As the largest economy in the Caribbean today, the Dominican Republic is an important market for U.S. exports. And thanks to the CAFTA-DR – a free trade agreement among five Central American states, the D.R., and the U.S. that went into effect in 2007 – bilateral trade is showing strong and stable growth. In 2012, it surpassed $11.4 billion.  
“We’re trying to group together local SMEs, identify the products that aren’t being exported to the u.s. yet but could have a niche market there, And then try to get those products out there.”

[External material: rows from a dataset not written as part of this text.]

template <int VEC, int G>
__global__ __launch_bounds__(256) void k_gat_fused(int V, int max_deg, int hmax, int n_cap, int m_cap,
                                                   const int32_t *__restrict__ head_off,
                                                   const int32_t *__restrict__ en_off,
                                                   const int32_t *__restrict__ slot_n,
                                                   const int32_t *__restrict__ node_off,
                                                   const int32_t *__restrict__ en_pair,
                                                   const float *__restrict__ attn_l,
                                                   const float *__restrict__ attn_r, AggArgs a, int overlap,
                                                   const uint16_t *__restrict__ head_src) {
#pragma clang fp contract(off)
    typedef float vecf __attribute__((ext_vector_type(VEC)));
    extern __shared__ __attribute__((aligned(1024))) float s_dyn[];
    const int bid = blockIdx.x, nwg = gridDim.x;
#ifdef MPE_FUSED_CLOCK
    unsigned long long fused_t_ = __builtin_amdgcn_s_memrealtime();
#endif
    const int xcd = bid & 7, xq = nwg >> 3, xr = nwg & 7;
    const int vid = (xcd < xr ? xcd * (xq + 1) : xr * (xq + 1) + (xcd - xr) * xq) + (bid >> 3);
    const int f = vid / a.heads, hh = vid - f * a.heads;
    const int D = a.out_dim;
    const int hb = head_off[f], H = head_off[f + 1] - hb;
    const int eb = en_off[f], M = en_off[f + 1] - eb;
    const int N = H + M, nb = node_off[f];
    if (M <= 0) return;
    if (H > hmax || N > n_cap || M > m_cap) {
        if (a.score_mode)
            for (int m = threadIdx.x; m < M; m += blockDim.x) a.out[(size_t)eb + m] = 0.f;
        return;
    }
    const int Dp = D;
    float *s_a1 = s_dyn;
    float *s_a2 = s_a1 + n_cap;
    float *s_wh = s_a2 + n_cap;
    int *s_src = reinterpret_cast<int *>(s_wh + (size_t)hmax * max_deg);
    int *s_pair = s_src + (size_t)hmax * max_deg;
    float *s_wen = reinterpret_cast<float *>(s_pair + m_cap);
    FrameTopo tp;
    tp.start = reinterpret_cast<int *>(s_wen + (size_t)m_cap * 3);
    tp.base = tp.start + V + 1;
    int *s_sn = tp.base + V * V;
    int *s_deg = s_sn + MPE_MAX_CAMERAS;
    float *s_ft = s_dyn + fused_tables_floats(hmax, max_deg, V, n_cap, m_cap);
    const int t = threadIdx.x, lane = t & 63, wave = t >> 6;
    const bool l0 = a.en_const_ft2 != nullptr;
    const int c0 = hh * D;
    const int DV = D / VEC;
    const int32_t *sn = slot_n + (size_t)f * V;

    if (VEC == 4 && (overlap & 1)) {
        const int total = N * DV;
        const size_t row0 = (size_t)(l0 ? hb : nb);
        const int tn = t < N ? t : N - 1, tm = t < M ? t : M - 1;
        const int n_src2 = hmax * max_deg / 2;
        const int ts = t < n_src2 ? t : n_src2 - 1;
        const float *pr_ = (l0 && tn >= H) ? a.en_const_a : a.a12 + (row0 + tn) * 32;
        const float *p1 = pr_ + hh, *p2 = pr_ + 16 + hh;
        const int32_t *pe = en_pair + 2 * (size_t)(eb + tm);
        const uint32_t *ps = reinterpret_cast<const uint32_t *>(head_src + (size_t)f * hmax * max_deg) + ts;
        const float *src[FUSED_PIECES];
#pragma unroll
        for (int u = 0; u < FUSED_PIECES; ++u) {
            int c = wave * 64 + u * 256 + lane;
            c = c < total ? c : total - 1;
            const int node = c / DV, d = (c - node * DV) * 4;
            src[u] = (l0 && node >= H) ? a.en_const_ft2 + (c0 + d) : a.ft2 + (row0 + node) * a.ld + c0 + d;
        }
        const unsigned m0v = __builtin_amdgcn_readfirstlane(
            (unsigned)(size_t)(__attribute__((address_space(3))) float *)s_ft + (unsigned)(wave * 64) * 16u);
        float r1, r2;
        int e1, e2;
        uint32_t sv;
        unsigned m0_keep;
        static_assert(FUSED_PIECES == 8, "the asm block below issues eight pieces and waits for vmcnt(8)");
        asm volatile(
            "s_mov_b32 %[keep], m0\n\t"
            "global_load_dword %[r1], %[p1], off\n\t"
            "global_load_dword %[r2], %[p2], off\n\t"
            "global_load_dword %[e1], %[pe], off\n\t"
            "global_load_dword %[e2], %[pe], off offset:4\n\t"
            "global_load_dword %[sv], %[ps], off\n\t"
            "s_mov_b32 m0, %[m0v]\n\t"
            "s_nop 0\n\t"
            "global_load_lds_dwordx4 %[s0], off\n\t"
            "s_add_u32 m0, m0, 0x1000\n\t"
            "s_nop 0\n\t"
            "global_load_lds_dwordx4 %[s1], off\n\t"
            "s_add_u32 m0, m0, 0x1000\n\t"
            "s_nop 0\n\t"
            "global_load_lds_dwordx4 %[s2], off\n\t"
            "s_add_u32 m0, m0, 0x1000\n\t"
            "s_nop 0\n\t"
            "global_load_lds_dwordx4 %[s3], off\n\t"
            "s_add_u32 m0, m0, 0x1000\n\t"
            "s_nop 0\n\t"
            "global_load_lds_dwordx4 %[s4], off\n\t"
            "s_add_u32 m0, m0, 0x1000\n\t"
            "s_nop 0\n\t"
            "global_load_lds_dwordx4 %[s5], off\n\t"
            "s_add_u32 m0, m0, 0x1000\n\t"
            "s_nop 0\n\t"
            "global_load_lds_dwordx4 %[s6], off\n\t"
            "s_add_u32 m0, m0, 0x1000\n\t"
            "s_nop 0\n\t"
            "global_load_lds_dwordx4 %[s7], off\n\t"
            "s_mov_b32 m0, %[keep]\n\t"
            "s_waitcnt vmcnt(8)"
            : [r1] "=&v"(r1), [r2] "=&v"(r2), [e1] "=&v"(e1), [e2] "=&v"(e2), [sv] "=&v"(sv), [keep] "=&s"(m0_keep)
            : [p1] "v"(p1), [p2] "v"(p2), [pe] "v"(pe), [ps] "v"(ps), [m0v] "s"(m0v), [s0] "v"(src[0]), [s1] "v"(src[1]),
              [s2] "v"(src[2]), [s3] "v"(src[3]), [s4] "v"(src[4]), [s5] "v"(src[5]), [s6] "v"(src[6]), [s7] "v"(src[7])
            : "memory", "scc");
        if (t < N) {
            s_a1[t] = r1;
            s_a2[t] = r2;
        }
        if (t < M) s_pair[t] = (e1 << 16) | e2;
        if (t < n_src2) {
            const int lo = sv & 0xFFFF, hi = sv >> 16;
            s_src[2 * t] = lo == 0xFFFF ? -1 : lo;
            s_src[2 * t + 1] = hi == 0xFFFF ? -1 : hi;
        }
        FUSED_STAMP(0);
        lds_barrier_raw();
    } else {
    if (VEC == 4 && !a.ft_half) {
        const int total = N * DV;
        for (int c0_ = wave * 64; c0_ < total; c0_ += 256) {
            int c = c0_ + lane;
            c = c < total ? c : total - 1;
            const int node = c / DV, d = (c - node * DV) * 4;
            const float *src = (l0 && node >= H) ? a.en_const_ft2 + (c0 + d)
                                                  : a.ft2 + (size_t)((l0 ? hb : nb) + node) * a.ld + c0 + d;
            __builtin_amdgcn_global_load_lds((const __attribute__((address_space(1))) void *)src,
                                             (__attribute__((address_space(3))) void *)(s_ft + (size_t)c0_ * 4), 16, 0, 0);
        }
    } else if (!a.ft_half) {
        const int total = N * D;
        for (int c0_ = wave * 64; c0_ < total; c0_ += 256) {
            int c = c0_ + lane;
            c = c < total ? c : total - 1;
            const int node = c / D, d = c - node * D;
            const float *src = (l0 && node >= H) ? a.en_const_ft2 + (c0 + d)
                                                  : a.ft2 + (size_t)((l0 ? hb : nb) + node) * a.ld + c0 + d;
            __builtin_amdgcn_global_load_lds((const __attribute__((address_space(1))) void *)src,
                                             (__attribute__((address_space(3))) void *)(s_ft + (size_t)c0_), 4, 0, 0);
        }
    } else {
        const int total = N * DV;
        for (int i0 = t; i0 < total; i0 += 4 * blockDim.x) {
            float v[4][VEC];
#pragma unroll
            for (int u = 0; u < 4; ++u) {
                int i = i0 + u * blockDim.x;
                i = i < total ? i : total - 1;
                const int node = i / DV, d = (i - node * DV) * VEC;
                if (l0 && node >= H) ld_ftv<VEC>(a.en_const_ft2, (size_t)(c0 + d), 0, v[u]);
                else ld_ftv<VEC>(a.ft2, (size_t)((l0 ? hb : nb) + node) * a.ld + c0 + d, a.ft_half, v[u]);
            }
#pragma unroll
            for (int u = 0; u < 4; ++u) {
                const int i = i0 + u * blockDim.x;
                if (i < total) {
                    const int node = i / DV, d = (i - node * DV) * VEC;
                    vecf o;
#pragma unroll
                    for (int k = 0; k < VEC; ++k) o[k] = v[u][k];
                    *reinterpret_cast<vecf *>(s_ft + node * Dp + d) = o;
                }
            }
        }
    }
    if (a.a12_ready) {
        for (int node = t; node < N; node += blockDim.x) {
            const float *r = (l0 && node >= H) ? a.en_const_a : a.a12 + (size_t)((l0 ? hb : nb) + node) * 32;
            s_a1[node] = r[hh];
            s_a2[node] = r[16 + hh];
        }
    }
    for (int m = t; m < M; m += blockDim.x)
        s_pair[m] = (en_pair[2 * (size_t)(eb + m)] << 16) | en_pair[2 * (size_t)(eb + m) + 1];
    if (head_src) {
        const uint16_t *tab = head_src + (size_t)f * hmax * max_deg;
        for (int i = t; i < H * max_deg; i += blockDim.x) {
            const int u = tab[i];
            s_src[i] = u == 0xFFFF ? -1 : u;
        }
        __syncthreads();
    } else {
        if (t < V) s_sn[t] = sn[t];
        __syncthreads();
        build_topo(tp, s_sn, V, H, t, blockDim.x);
        __syncthreads();
        for (int i = t; i < H * max_deg; i += blockDim.x) {
            const int h = i / max_deg, e = i - h * max_deg;
            const int sl = slot_of_head(tp, V, h);
            s_src[i] = e < 1 + H - s_sn[sl] ? head_in_edge(tp, s_sn, V, h, sl, e) : -1;
        }
        __syncthreads();
    }
    }
    if (!a.a12_ready) {
        for (int node = t; node < N; node += blockDim.x) {
            const float *fv = s_ft + node * Dp;
            float x1 = 0.f, x2 = 0.f;
            if (D == 40) {
                coef40([&](int d) { return fv[d]; }, attn_l + c0, attn_r + c0, hh & 1, x1, x2);
            } else {
                for (int d = 0; d < D; ++d) {
                    x1 = __builtin_fmaf(fv[d], attn_l[c0 + d], x1);
                    x2 = __builtin_fmaf(fv[d], attn_r[c0 + d], x2);
                }
            }
            s_a1[node] = x1;
            s_a2[node] = x2;
        }
        __syncthreads();
    }
    for (int m = t; m < M; m += blockDim.x) {
        const int pr = s_pair[m];
        const int h1 = pr >> 16, h2 = pr & 0xFFFF, x = H + m;
        const float a2v = s_a2[x];
        float e1 = s_a1[h1] + a2v, e2 = s_a1[h2] + a2v, e3 = s_a1[x] + a2v;
        e1 = e1 > 0.f ? e1 : e1 * a.alpha;
        e2 = e2 > 0.f ? e2 : e2 * a.alpha;
        e3 = e3 > 0.f ? e3 : e3 * a.alpha;
        const float mx = fmaxf(fmaxf(e1, e2), e3);
        const float x1 = expf(e1 - mx), x2 = expf(e2 - mx), x3 = expf(e3 - mx);
        const float sum = (x1 + x2) + x3;
        s_wen[m * 3 + 0] = x1 / sum;
        s_wen[m * 3 + 1] = x2 / sum;
        s_wen[m * 3 + 2] = x3 / sum;
    }
    if (!a.score_mode || a.out_heads) {
        const int gl = t & (G - 1);
        for (int h = t / G; h < H; h += 256 / G) {
            float *w = s_wh + h * max_deg;
            const int *src = s_src + h * max_deg;
            const float a2v = s_a2[h];
            float mx = -INFINITY;
            int deg = 0;
            for (int e = gl; e < max_deg; e += G) {
                const int u = src[e];
                if (u >= 0) {
                    float x = s_a1[u] + a2v;
                    x = x > 0.f ? x : x * a.alpha;
                    w[e] = x;
                    mx = fmaxf(mx, x);
                    deg = e + 1;
                }
            }
            mx = group_max<G>(mx);
            deg = (int)group_max<G>((float)deg);
            float sum = 0.f;
            for (int e = gl; e < deg; e += G) {
                const float ex = expf(w[e] - mx);
                w[e] = ex;
                sum = sum + ex;
            }
            sum = group_sum<G>(sum);
            for (int e = gl; e < deg; e += G) w[e] = w[e] / sum;
            if (gl == 0) s_deg[h] = deg;
        }
    }
    FUSED_STAMP(1);
    __syncthreads();
    FUSED_STAMP(2);
    const int first = (a.score_mode && !a.out_heads) ? H : 0;
    if (VEC == 4 && !a.score_mode && (DV & 1) == 0 && !(overlap & 2)) {
        const int DV2 = DV / 2;
        const int n_head_items = H * DV, n_items = n_head_items + M * DV2;
        for (int i = t; i < n_items; i += blockDim.x) {
            if (i >= n_head_items) {
                const int j = i - n_head_items;
                const int m = j / DV2, d = (j - m * DV2) * 8;
                const int node = H + m;
                const int pr = s_pair[m];
                const int h1 = pr >> 16, h2 = pr & 0xFFFF;
                const float w1 = s_wen[m * 3 + 0], w2 = s_wen[m * 3 + 1], w3 = s_wen[m * 3 + 2];
                const float *p1 = s_ft + h1 * Dp + d, *p2 = s_ft + h2 * Dp + d, *p3 = s_ft + node * Dp + d;
                float *dst = a.out + (size_t)(nb + node) * a.ld_out + c0 + d;
#pragma unroll
                for (int g = 0; g < 2; ++g) {
                    const vecf f1 = *reinterpret_cast<const vecf *>(p1 + 4 * g);
                    const vecf f2 = *reinterpret_cast<const vecf *>(p2 + 4 * g);
                    const vecf f3 = *reinterpret_cast<const vecf *>(p3 + 4 * g);
                    vecf o;
#pragma unroll
                    for (int k = 0; k < VEC; ++k) {
                        float acc = f1[k] * w1;
                        acc = acc + f2[k] * w2;
                        acc = acc + f3[k] * w3;
                        o[k] = agg_activate(acc, a.out_mode, a.out_slope);
                    }
                    *reinterpret_cast<vecf *>(dst + 4 * g) = o;
                }
            } else {
                const int node = i / DV, d = (i - node * DV) * VEC;
                const int deg = s_deg[node];
                const int *src = s_src + node * max_deg;
                const float *w = s_wh + node * max_deg;
                float acc[VEC];
                weighted_sum8<VEC>(
                    deg,
                    [&](int e, float *fv) {
                        const vecf x = *reinterpret_cast<const vecf *>(s_ft + src[e] * Dp + d);
#pragma unroll
                        for (int k = 0; k < VEC; ++k) fv[k] = x[k];
                    },
                    [&](int e) { return w[e]; }, acc);
                vecf o;
#pragma unroll
                for (int k = 0; k < VEC; ++k) o[k] = agg_activate(acc[k], a.out_mode, a.out_slope);
                *reinterpret_cast<vecf *>(a.out + (size_t)(nb + node) * a.ld_out + c0 + d) = o;
            }
        }
        FUSED_STAMP(3);
        return;
    }
    for (int i = first * DV + t; i < N * DV; i += blockDim.x) {
        const int node = i / DV, d = (i - node * DV) * VEC;
        vecf o;
        if (node >= H) {
            const int m = node - H;
            const int pr = s_pair[m];
            const int h1 = pr >> 16, h2 = pr & 0xFFFF;
            const float w1 = s_wen[m * 3 + 0], w2 = s_wen[m * 3 + 1], w3 = s_wen[m * 3 + 2];
            const vecf f1 = *reinterpret_cast<const vecf *>(s_ft + h1 * Dp + d);
            const vecf f2 = *reinterpret_cast<const vecf *>(s_ft + h2 * Dp + d);
            const vecf f3 = *reinterpret_cast<const vecf *>(s_ft + node * Dp + d);
#pragma unroll
            for (int k = 0; k < VEC; ++k) {
                float acc = f1[k] * w1;
                acc = acc + f2[k] * w2;
                acc = acc + f3[k] * w3;
                o[k] = agg_activate(acc, a.out_mode, a.out_slope);
            }
        } else {
            const int deg = s_deg[node];
            const int *src = s_src + node * max_deg;
            const float *w = s_wh + node * max_deg;
            float acc[VEC];
            weighted_sum8<VEC>(
                deg,
                [&](int e, float *fv) {
                    const vecf x = *reinterpret_cast<const vecf *>(s_ft + src[e] * Dp + d);
#pragma unroll
                    for (int k = 0; k < VEC; ++k) fv[k] = x[k];
                },
                [&](int e) { return w[e]; }, acc);
#pragma unroll
            for (int k = 0; k < VEC; ++k) o[k] = agg_activate(acc[k], a.out_mode, a.out_slope);
        }
        if (a.score_mode) {
            if (node >= H) a.out[(size_t)eb + (node - H)] = o[0];
            else a.out_heads[(size_t)hb + node] = o[0];
        } else {
            *reinterpret_cast<vecf *>(a.out + (size_t)(nb + node) * a.ld_out + c0 + d) = o;
        }
    }
    FUSED_STAMP(3);
}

Jean Alain Rodríguez, General Director of CEI-RD


From the U.S. the Dominican Republic imports a good deal of optical and medical instruments, jewelry and gold, agricultural products and tobacco, machinery, and knit apparel. U.S. investments in the country are heavily focused on the manufacturing sector – namely in apparel, shoes and light electronics – and in the energy sector. 
 
President Medina sent his congratulations to President Obama upon the latter’s reelection, saying: “I trust our relations will continue strong for many years to come and that bilateral trade will grow increasingly more solid in benefit of both our nations’ economies.”
 
The social and cultural ties between the two nations are not to be overlooked either. Living in the U.S. are 1.4 million people of Dominican descent, something that directly affects trade, as Jean Alain Fernández of CEI-RD points out: “The diaspora demands more ‘sentimental products’ to be imported into the U.S.”